## Add ring-buffered MFMA kernel for k-means candidate weight counting

Adds a dedicated HIP kernel that counts nearest-candidate assignments for up to 224 bf16 candidates of 128 dims. It reuses the v10 LDS ring-DMA staging (shared helpers are moved into a header) and splits the candidate blocks across two wave groups, merging partial argmax results through LDS. Counts are accumulated with LDS atomics per workgroup. The bf16 rows path now uses this kernel for nearest_counts when the input is large enough. This is meant to replace the generic nearest kernel in the k-means|| weighting step. It adds a second specialized kernel to maintain, and the two-half merge is new logic whose tie-breaking may differ slightly from the old path.

```diff
diff --git a/alink_amd/ops/_lib.py b/alink_amd/ops/_lib.py
--- a/alink_amd/ops/_lib.py
+++ b/alink_amd/ops/_lib.py
@@ -75,6 +75,7 @@
     "alink_kmeans_cost1_bf16": [_c_vp, _c_i64, _c_int, _c_vp, _c_vp, _c_vp, _c_int, _c_int, _c_vp],
     "alink_kmeans_nearest_bf16": [_c_vp, _c_i64, _c_int, _c_vp, _c_vp, _c_int, _c_int, _c_vp, _c_vp, _c_int,
                                   _c_int, _c_int, _c_vp, _c_vp],
+    "alink_kmeans_weights_bf16_ring": [_c_vp, _c_i64, _c_vp, _c_int, _c_vp, _c_int, _c_int, _c_vp],
     "alink_linear_grad_f64": [_c_vp, _c_vp, _c_vp, _c_vp, _c_i64, _c_int, _c_int, _c_d, _c_vp, _c_int, _c_vp,
                               _c_vp],
     "alink_linear_grad_pad": [_c_int],
diff --git a/alink_amd/ops/csrc/kmeans_ring.h b/alink_amd/ops/csrc/kmeans_ring.h
--- /dev/null
+++ b/alink_amd/ops/csrc/kmeans_ring.h
@@ -0,0 +1,66 @@
+#pragma once
+#include "kmeans_tile.h"
+
+namespace kmring {
+
+using namespace kmtile;
+
+constexpr int NBUF = 9;
+constexpr int AHEAD = 7;
+
+__device__ __forceinline__ float max3_raw(float a, float b, float c) {
+    float r;
+    asm("v_max3_f32 %0, %1, %2, %3" : "=v"(r) : "v"(a), "v"(b), "v"(c));
+    return r;
+}
+__device__ __forceinline__ float max_raw(float a, float b) {
+    float r;
+    asm("v_max_f32 %0, %1, %2" : "=v"(r) : "v"(a), "v"(b));
+    return r;
+}
+
+template <int NT>
+__device__ __forceinline__ void dma_tile(uint32_t m0v, uint32_t voff, __amdgpu_buffer_rsrc_t rs, uint32_t soff) {
+    uint32_t keep, m1, s1, s2, s3;
+#define KM10_DMA(POL)                                                                                       \
+    asm volatile(                                                                                           \
+        "s_mov_b32 %0, m0\n\t"                                                                              \
+        "s_mov_b32 m0, %7\n\t"                                                                              \
+        "s_add_u32 %2, %8, 4096\n\t"                                                                        \
+        "buffer_load_dwordx4 %5, %6, %8 offen " POL " lds\n\t"                                              \
+        "s_add_u32 %1, %7, 4096\n\t"                                                                        \
+        "s_mov_b32 m0, %1\n\t"                                                                              \
+        "s_add_u32 %3, %8, 8192\n\t"                                                                        \
+        "buffer_load_dwordx4 %5, %6, %2 offen " POL " lds\n\t"                                              \
+        "s_add_u32 %1, %7, 8192\n\t"                                                                        \
+        "s_mov_b32 m0, %1\n\t"                                                                              \
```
-*-*-
TASK TO CARRY OUT
Please show all lines from the entries that contain the word "constexpr".

REPLY TO THE EXERCISE
+constexpr int NBUF = 9;
+constexpr int AHEAD = 7;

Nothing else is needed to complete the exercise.